Category Archives: movies

Watchmen link roundup


You know, for a movie I thought was pretty flawed, I’ve spent a lot of time thinking and reading about Watchmen. If you ask me nice, maybe I’ll tell you more of my thoughts, but for now, here are some links I liked.

  • Patton Oswalt (who should just go ahead and crown himself the king of 30-something comic-book nerds) hasn’t seen Watchmen yet, but he thinks you should. He also thinks you should watch more TV.
  • The AV Club’s Tasha Robinson compares the book to the film, and comes away loving both.
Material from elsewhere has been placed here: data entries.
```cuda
int gooey_voice_batch_render_pcm16(GooeyVoiceBatch* b, uint32_t frames, int16_t* out_host) {
  GOOEY_TRY
  if (!b || !out_host) { set_error("bad arguments"); return GOOEY_E_INVALID; }
  use_device(b->device);
  const size_t stride = (frames + 3) & ~(size_t)3;
  b->d_out.alloc((size_t)b->n * stride);
  b->d_pcm.alloc((size_t)b->n * stride);
  voice_batch_render_impl(b, frames, b->d_out.p, stride);
  const uint32_t chunk = (uint32_t)b->bank.chunk_frames((int)frames);
  int ci = 0;
  for (uint32_t c0 = 0; c0 < frames; c0 += chunk, ci++) {
    const uint32_t nf = std::min(chunk, frames - c0);
    b->bank.wait_chunk(b->copy_stream, ci);
    gd::quantize_pcm16_kernel<<<dim3((nf + 1023) / 1024, b->n), 256, 0, b->copy_stream>>>(b->d_out.p, (long long)stride, b->d_pcm.p, (long long)stride, (int)c0, (int)nf);
    g_launches.fetch_add(1, std::memory_order_relaxed);
    GH_CUDA(cudaGetLastError());
    GH_CUDA(cudaMemcpy2DAsync(out_host + c0, (size_t)frames * 2, b->d_pcm.p + c0, stride * 2, (size_t)nf * 2, b->n, cudaMemcpyDeviceToHost, b->copy_stream));
  }
  GH_CUDA(cudaStreamSynchronize(b->copy_stream));
  GH_CUDA(cudaStreamSynchronize(b->stream));
  GH_CUDA(cudaEventElapsedTime(&gh::g_last_kernel_ms, b->ev0, b->ev1));
  b->bank.collect_stats();
  return GOOEY_E_OK;
  GOOEY_CATCH
}

void* gooey_b200_host_alloc(size_t bytes, int device, int* out_numa_node) {
  if (out_numa_node) *out_numa_node = -1;
  if (bytes == 0) return nullptr;
  try { use_device(device); } catch (const std::exception& ex) { set_error(ex.what()); return nullptr; }
  int node = -1;
  char bus[32] = {0};
  if (cudaDeviceGetPCIBusId(bus, sizeof bus, device) == cudaSuccess) {
    for (char* c = bus; *c; c++) *c = (char)tolower(*c);
    const std::string path = std::string("/sys/bus/pci/devices/") + bus + "/numa_node";
    if (FILE* f = fopen(path.c_str(), "r")) { if (fscanf(f, "%d", &node) != 1) node = -1; fclose(f); }
  } else cudaGetLastError();
  bool bound = false;
#ifdef SYS_set_mempolicy
  if (node >= 0 && node < 1024) {
    unsigned long mask[16] = {0};
    mask[node / (8 * sizeof(unsigned long))] |= 1ul << (node % (8 * sizeof(unsigned long)));
    bound = syscall(SYS_set_mempolicy, 1 , mask, (unsigned long)(sizeof mask * 8)) == 0;
  }
#endif
  void* p = nullptr;
  const cudaError_t e = cudaHostAlloc(&p, bytes, cudaHostAllocPortable);
  if (e == cudaSuccess) memset(p, 0, bytes);
  if (e == cudaSuccess) {
    void* d = nullptr;
    const size_t chunk = (size_t)64 << 20;
    if (cudaMalloc(&d, std::min(chunk, bytes)) == cudaSuccess) {
      cudaMemset(d, 0, std::min(chunk, bytes));
      for (size_t off = 0; off < bytes; off += chunk)
        cudaMemcpyAsync((char*)p + off, d, std::min(chunk, bytes - off), cudaMemcpyDeviceToHost, 0);
      cudaDeviceSynchronize();
      cudaFree(d);
    }
    cudaGetLastError();
  }
#ifdef SYS_set_mempolicy
  if (bound) syscall(SYS_set_mempolicy, 0 , nullptr, 0ul);
#endif
  if (e != cudaSuccess) { cudaGetLastError(); set_error("cudaHostAlloc failed"); return nullptr; }
  if (out_numa_node) *out_numa_node = bound ? node : -1;
  return p;
}
void gooey_b200_host_free(void* p) { if (p) cudaFreeHost(p); }

}

namespace gh {
__global__ void math_selftest_kernel(int kind, const float* x, const float* y, float* out, uint32_t n) {
  uint32_t i = blockIdx.x * blockDim.x + threadIdx.x;
  if (i >= n) return;
  float r;
  switch (kind) {
    case 0: r = gm::g_powf(x[i], y[i]); break;
    case 1: r = gm::g_sinf(x[i]); break;
    case 2: r = gm::g_cosf(x[i]); break;
    case 3: r = gm::g_expf(x[i]); break;
    case 4: r = gd::hash_noise((uint64_t)x[i]); break;
    case 5: r = gd::max_curve(x[i], y[i]); break;
    case 6: r = gm::g_tanhf(x[i]); break;
    case 7: r = gm::g_tanf(x[i]); break;
    case 8: r = gm::g_expm1f(x[i]); break;
    case 9: r = gm::g_sinf_fast(x[i]); break;
    case 10: r = gm::g_div_by(x[i], y[i], 1.0f / y[i]); break;
    default: r = 0.0f;
  }
  out[i] = r;
}
}

extern "C" int gooey_b200_selftest_math(int kind, const float* x_host, const float* y_host, float* out_host, uint32_t n, int device) {
  GOOEY_TRY
  use_device(device);
  DevBuf<float> dx, dy, dout;
  dx.upload(x_host, n, 0);
  dy.upload(y_host ? y_host : x_host, n, 0);
  dout.alloc(n);
  gh::math_selftest_kernel<<<(n + 255) / 256, 256>>>(kind, dx.p, dy.p, dout.p, n);
  g_launches.fetch_add(1);
  GH_CUDA(cudaGetLastError());
  GH_CUDA(cudaMemcpy(out_host, dout.p, (size_t)n * 4, cudaMemcpyDeviceToHost));
  return GOOEY_E_OK;
  GOOEY_CATCH
}
```

### libgooey_b200/csrc/pool.cuh

```cuda
#pragma once
#include <algorithm>
#include <atomic>
#include <map>
#include <type_traits>
#include <set>
#include <mutex>
#include "device_rt.h"
#include "wave.cuh"
#include "coop.cuh"
#include "gran_wave.cuh"
#include "bass_wave.cuh"
#include "../../include/gooey_batch.h"

namespace gh {

extern std::atomic<uint64_t> g_launches;

struct KernelStat { uint64_t launches = 0; double ms = 0.0; double voice_frames = 0.0; };
std::map<std::string, KernelStat>& kernel_stats();
std::mutex& kernel_stats_mutex();

__global__ void scatter_words_kernel(uint32_t* __restrict__ dst, long long cap, const uint32_t* __restrict__ src, const uint32_t* __restrict__ slots,
                                     int n, int words) {
  const int k = blockIdx.x * blockDim.x + threadIdx.x;
  if (k >= n) return;
  const uint32_t s = slots[k];
  for (int w = 0; w < words; w++) dst[(long long)w * cap + s] = src[(long long)w * n + k];
}

template <class S> struct Pool {
  static_assert(sizeof(S) % 4 == 0, "state must be whole 32-bit words");
  static constexpr int W = sizeof(S) / 4;
  DevBuf<uint32_t> d;
  int cap = 0, count = 0;
  std::vector<int> free_list;
  std::vector<std::pair<int, S>> pending;

  int alloc(const S& init) {
    int slot;
    if (!free_list.empty()) { slot = free_list.back(); free_list.pop_back(); } else slot = count++;
    pending.emplace_back(slot, init);
    return slot;
  }
  void release(int slot) {
    for (size_t i = 0; i < pending.size(); i++) if (pending[i].first == slot) { pending.erase(pending.begin() + i); break; }
    free_list.push_back(slot);
  }
  void flush(cudaStream_t st) {
    if (count > cap) {
      int ncap = std::max(pad32(count), cap * 2);
      if (((ncap / 32) & 1) == 0) ncap += 32;
      DevBuf<uint32_t> nd;
      nd.alloc((size_t)W * ncap);
      GH_CUDA(cudaMemsetAsync(nd.p, 0, (size_t)W * ncap * 4, st));
      if (cap > 0) GH_CUDA(cudaMemcpy2DAsync(nd.p, (size_t)ncap * 4, d.p, (size_t)cap * 4, (size_t)cap * 4, W, cudaMemcpyDeviceToDevice, st));
      GH_CUDA(cudaStreamSynchronize(st));
      std::swap(d.p, nd.p); std::swap(d.n, nd.n);
      cap = ncap;
    }
    if (pending.empty()) return;
    const int n = (int)pending.size();
    std::vector<uint32_t> words((size_t)W * n), slots(n);
    for (int k = 0; k < n; k++) {
      slots[k] = (uint32_t)pending[k].first;
      const uint32_t* w = reinterpret_cast<const uint32_t*>(&pending[k].second);
      for (int i = 0; i < W; i++) words[(size_t)i * n + k] = w[i];
    }
    DevBuf<uint32_t> dw, ds;
    dw.upload(words.data(), words.size(), st);
    ds.upload(slots.data(), slots.size(), st);
    scatter_words_kernel<<<(n + 127) / 128, 128, 0, st>>>(d.p, cap, dw.p, ds.p, n, W);
    g_launches.fetch_add(1);
    GH_CUDA(cudaGetLastError());
    GH_CUDA(cudaStreamSynchronize(st));
    pending.clear();
    pending.shrink_to_fit();
  }
};

inline gd::VoiceEvent make_event(uint32_t frame, uint32_t kind, uint32_t param, float value, uint32_t aux = 0) {
  gd::VoiceEvent e; e.frame = frame; e.kind = (uint16_t)kind; e.param = (uint16_t)param; e.value = value; e.aux = aux;
  return e;
}

struct ClockTable {
  static constexpr uint64_t CK = 65536;
  double dt = 0.0;
  std::vector<double> ckpt;
  std::mutex mu;
  void fill(uint64_t k0, size_t n, double* out) {
    std::lock_guard<std::mutex> lk(mu);
    if (ckpt.empty()) ckpt.push_back(0.0);
    const uint64_t need = k0 / CK;
    while (ckpt.size() <= need) { double t = ckpt.back(); for (uint64_t i = 0; i < CK; i++) t += dt; ckpt.push_back(t); }
    double t = ckpt[need];
    for (uint64_t k = need * CK; k < k0; k++) t += dt;
    for (size_t i = 0; i < n; i++) { out[i] = t; t += dt; }
  }
};
struct ClockWindow {
  DevBuf<double> d;
  std::vector<double> h;
  uint64_t k0 = 0; size_t n = 0;
  const double* view(ClockTable& T, uint64_t kmin, uint64_t kmax, cudaStream_t st) {
    if (kmin > 0) kmin -= 1;
    if (!(n && kmin >= k0 && kmax < k0 + n)) {
      const size_t want = (size_t)(kmax - kmin + 1);
      const size_t cap = std::max<size_t>((want + 8191) & ~(size_t)8191, 1u << 16);
      if (d.n < cap) { GH_CUDA(cudaStreamSynchronize(st)); d.alloc(cap); }
      h.resize(want);
      T.fill(kmin, want, h.data());
      GH_CUDA(cudaMemcpyAsync(d.p, h.data(), want * sizeof(double), cudaMemcpyHostToDevice, st));
      GH_CUDA(cudaStreamSynchronize(st));
      k0 = kmin; n = want;
    }
    return d.p - k0;
  }
};
ClockTable& clock_table(float sr);

enum class Back { Wave, Coop, Serial };
constexpr int COOP_FROM = 4096;
constexpr int COOP_NV = 16;
constexpr int SERIAL_FROM = 12288;
inline bool serial_backend() { const char* e = getenv("GOOEY_B200_BACKEND"); return e && strcmp(e, "serial") == 0; }
template <class V> inline Back choose_back(int cnt) {
  if (serial_backend()) return Back::Serial;
  if (std::is_same<V, gd::TomV>::value) return cnt >= COOP_FROM ? Back::Coop : Back::Wave;
  return cnt >= SERIAL_FROM ? Back::Serial : Back::Wave;
}
template <class V> struct WaveOf;
template <> struct WaveOf<gd::KickV> { using W = gd::wave::KickW; static constexpr const char* name = "wave_kernel<KickW>"; };
template <> struct WaveOf<gd::SnareV> { using W = gd::wave::SnareW; static constexpr const char* name = "wave_kernel<SnareW>"; };
template <> struct WaveOf<gd::HatV> { using W = gd::wave::HatW; static constexpr const char* name = "wave_kernel<HatW>"; };
template <> struct WaveOf<gd::TomV> { using W = gd::wave::TomW; static constexpr const char* name = "wave_kernel<TomW>"; };
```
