# jonH34400/3DBodyAnimation

Hardware: AMD Instinct MI355X
Metric: SMPL residual+Jacobian evals/sec (6890v, 10 beta, 24 joints) (higher is better)
Workload: dtype f64 residual/Jacobian; f32 mesh (f32 + split-bf16 MFMA blend); 1 GPU; C3: 256 independent frames per GPU, BODY_25 (14 FK joints + 11 vertex landmarks), opt-shape (per-frame beta, 86 cols), GMM prior on, 6890-vertex mesh on; frames_per_gpu=256, keypoints_per_frame=25, n_cols=86

## Files before the change

### 3dbodyanimation_amd/csrc/frame_part_inl.h

```cpp
#pragma once
#include <hip/hip_ext.h>

#include "bodyfit_device.h"
#include "priors_inl.h"

namespace bodyfit {
namespace {

__device__ __forceinline__ void store_through(double* p, double v) {
  __hip_atomic_store(p, v, __ATOMIC_RELAXED, __HIP_MEMORY_SCOPE_SYSTEM);
}
#ifndef BODYFIT_J_THROUGH
#define BODYFIT_J_THROUGH 1
#endif
template <bool kFused>
__device__ __forceinline__ void store_J(double* p, double v, int scope = 0) {
  if constexpr (kFused && !BODYFIT_J_THROUGH) *p = v;
  else if (scope == 1) store_f64_through(p, v);
  else if (scope == 2) *p = v;
  else store_through(p, v);
}


__device__ inline void mul33(const double* A, const double* B, double* C) {
#pragma unroll
  for (int r = 0; r < 3; ++r)
#pragma unroll
    for (int c = 0; c < 3; ++c) C[r * 3 + c] = A[r * 3] * B[c] + A[r * 3 + 1] * B[3 + c] + A[r * 3 + 2] * B[6 + c];
}
__device__ inline void mul33_bt(const double* A, const double* B, double* C) {
#pragma unroll
  for (int r = 0; r < 3; ++r)
#pragma unroll
    for (int c = 0; c < 3; ++c)
      C[r * 3 + c] = A[r * 3] * B[c * 3] + A[r * 3 + 1] * B[c * 3 + 1] + A[r * 3 + 2] * B[c * 3 + 2];
}
__device__ inline void mv3(const double* A, double x0, double x1, double x2, double* y) {
#pragma unroll
  for (int r = 0; r < 3; ++r) y[r] = A[r * 3] * x0 + A[r * 3 + 1] * x1 + A[r * 3 + 2] * x2;
}

__device__ void rodrigues_grad_k(double a0, double a1, double a2, int k, double* R, double* dRk) {
  const double th2 = a0 * a0 + a1 * a1 + a2 * a2;
  if (th2 > 2.220446049250313e-16) {
    const double th = sqrt(th2), ith = 1.0 / th;
    double sh, ch;
    sincos(0.5 * th, &sh, &ch);
    const double st = 2.0 * sh * ch, omc = 2.0 * sh * sh, ct = 1.0 - omc;
    const double w[3] = {a0 * ith, a1 * ith, a2 * ith};
    const double K[9] = {0, -w[2], w[1], w[2], 0, -w[0], -w[1], w[0], 0};
#pragma unroll
    for (int r = 0; r < 3; ++r)
#pragma unroll
      for (int c = 0; c < 3; ++c) R[r * 3 + c] = (r == c ? ct : 0.0) + st * K[r * 3 + c] + omc * w[r] * w[c];
    const double wk = (k == 0) ? w[0] : (k == 1 ? w[1] : w[2]);
    double dw[3];
#pragma unroll
    for (int i = 0; i < 3; ++i) dw[i] = ((i == k ? 1.0 : 0.0) - w[i] * wk) * ith;
    const double dK[9] = {0, -dw[2], dw[1], dw[2], 0, -dw[0], -dw[1], dw[0], 0};
#pragma unroll
    for (int r = 0; r < 3; ++r)
#pragma unroll
      for (int c = 0; c < 3; ++c)
        dRk[r * 3 + c] = (r == c ? -st * wk : 0.0) + ct * wk * K[r * 3 + c] + st * dK[r * 3 + c] +
                         st * wk * w[r] * w[c] + omc * (dw[r] * w[c] + w[r] * dw[c]);
  } else {
    R[0] = 1; R[1] = -a2; R[2] = a1;
    R[3] = a2; R[4] = 1; R[5] = -a0;
    R[6] = -a1; R[7] = a0; R[8] = 1;
#pragma unroll
    for (int i = 0; i < 9; ++i) dRk[i] = 0.0;
    if (k == 0) { dRk[5] = -1; dRk[7] = 1; }
    else if (k == 1) { dRk[2] = 1; dRk[6] = -1; }
    else { dRk[1] = -1; dRk[3] = 1; }
  }
}

__device__ inline double wave_sum(double v) {
#pragma unroll
  for (int off = 32; off > 0; off >>= 1) v += __shfl_down(v, off, 64);
  return v;
}

#ifdef BODYFIT_STAMPS
#define STAMP(i)                                                                              \
  do {                                                                                        \
    if (Pb.dbg && (threadIdx.x & 63) == 0) {                                                  \
      unsigned long long t_;                                                                  \
      asm volatile("s_memtime %0\n\ts_waitcnt lgkmcnt(0)" : "=s"(t_)::"memory");              \
      Pb.dbg[((size_t)f * 8 + (threadIdx.x >> 6)) * 16 + (i)] = t_;                  \
    }                                                                                         \
  } while (0)
#define STAMP_REAL(i)                                                                         \
  do {                                                                                        \
    if (Pb.dbg && (threadIdx.x & 63) == 0) {                                                  \
      unsigned long long t_;                                                                  \
      asm volatile("s_memrealtime %0\n\ts_waitcnt lgkmcnt(0)" : "=s"(t_)::"memory");          \
      Pb.dbg[((size_t)f * 8 + (threadIdx.x >> 6)) * 16 + (i)] = t_;                  \
    }                                                                                         \
  } while (0)
#else
#define STAMP(i)
#define STAMP_REAL(i)
#endif

constexpr int KC = 32;
constexpr int kThreads = 512;

constexpr int OFF_X = 0;
constexpr int OFF_R = OFF_X + 88;
constexpr int OFF_DR = OFF_R + 216;
constexpr int OFF_A = OFF_DR + 648;
constexpr int OFF_P = OFF_A + 216;
constexpr int OFF_O = OFF_P + 72;
constexpr int OFF_JC = OFF_O + 72;
constexpr int OFF_W = OFF_JC + 72;
constexpr int OFF_B = OFF_W + 624;
constexpr int OFF_FEAT = OFF_B + 720;
constexpr int OFF_CAM = OFF_FEAT + 208;
constexpr int OFF_KP = OFF_CAM + 40;
constexpr int OFF_TAB = OFF_KP + KC * 18;
constexpr int OFF_KPUV = OFF_TAB + 64;
constexpr int OFF_DS = OFF_KPUV + 2 * KC;
constexpr int OFF_SC = OFF_DS + 720;
constexpr int OFF_PART = OFF_SC + 720;
constexpr int OFF_T = OFF_PART + 128;
constexpr int OFF_CHAIN = OFF_T + 720;
constexpr int OFF_LM = OFF_CHAIN + 24;
constexpr int LM_VP = 0;
constexpr int LM_Q = 3;
constexpr int LM_A = 6;
constexpr int LM_X = 15;
constexpr int LM_W = 39;
constexpr int LM_J = 47;
constexpr int LM_NW = 51;
constexpr int LM_BETA = 52;
constexpr int LM_PD = 82;
constexpr int LM_STRIDE = 290;
constexpr int TAB_PARENT = 0;
constexpr int TAB_ANC = 24;
constexpr int TAB_KPID = 96;

struct FrameHead {
  const unsigned char* mtab;
  const unsigned char* ptab;
  const double* R0;
  int F, K;
  int dims;
};
static_assert(kMaxJoints < 64 && kMaxShape < 16 && kMaxLandmarks < 64 && 7 + 3 * (kMaxJoints - 1) + kMaxShape < 256,
              "FrameHead::dims: 6 + 4 + 6 + 8 bits for nJ, nS, nL, ncols; beta_stride (0 or nS) in 4");
__host__ __device__ inline int frame_head_dims(int nJ, int nS, int nL, int ncols, int use_shape, int beta_stride, int has_coef) {
  return nJ | (nS << 6) | (nL << 10) | (ncols << 16) | ((use_shape ? 1 : 0) << 24) | (beta_stride << 25) | ((has_coef ? 1 : 0) << 29);
}

struct FusedFrame {
  unsigned* flag;
  unsigned epoch;
  int j_scope;
};

template <bool kFused>
__device__ __forceinline__ void frame_sync() {
  if constexpr (kFused) asm volatile("s_waitcnt lgkmcnt(0)\n\ts_barrier" ::: "memory");
  else __syncthreads();
}

template <bool kFused>
__device__ __forceinline__ void store_operand16(void* p, uint4 v) {
  if constexpr (kFused) {
    typedef __attribute__((ext_vector_type(4))) unsigned int u32x4_;
    const u32x4_ x = {v.x, v.y, v.z, v.w};
    asm volatile("global_store_dwordx4 %0, %1, off sc1\n\ts_nop 1" ::"v"(p), "v"(x) : "memory");
  } else {
    *reinterpret_cast<uint4*>(p) = v;
  }
}
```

Though I do disagree with her take on the film’s ending, which I like more the more I think about it.
  • Roger Ebert makes Watchmen the focus of one of his patented brilliant, rambling essays, talking about the metaphysics of Dr Manhattan.
  • And finally, Saturday Morning Watchmen! It’s short, but awesome and funny and a little creepy! Kind of like me.

fall films


zack_and_miri.jpgThe Vancouver International Film Festival is in full swing, but I’m giving it a miss this year. You need to be in the right frame of mind to enjoy the festival, and as of late, my filmgoing has been more about catching up with things I think I’ll like, more than exploring great swaths of unknown movies in the hope I’ll stumble on something exceptional.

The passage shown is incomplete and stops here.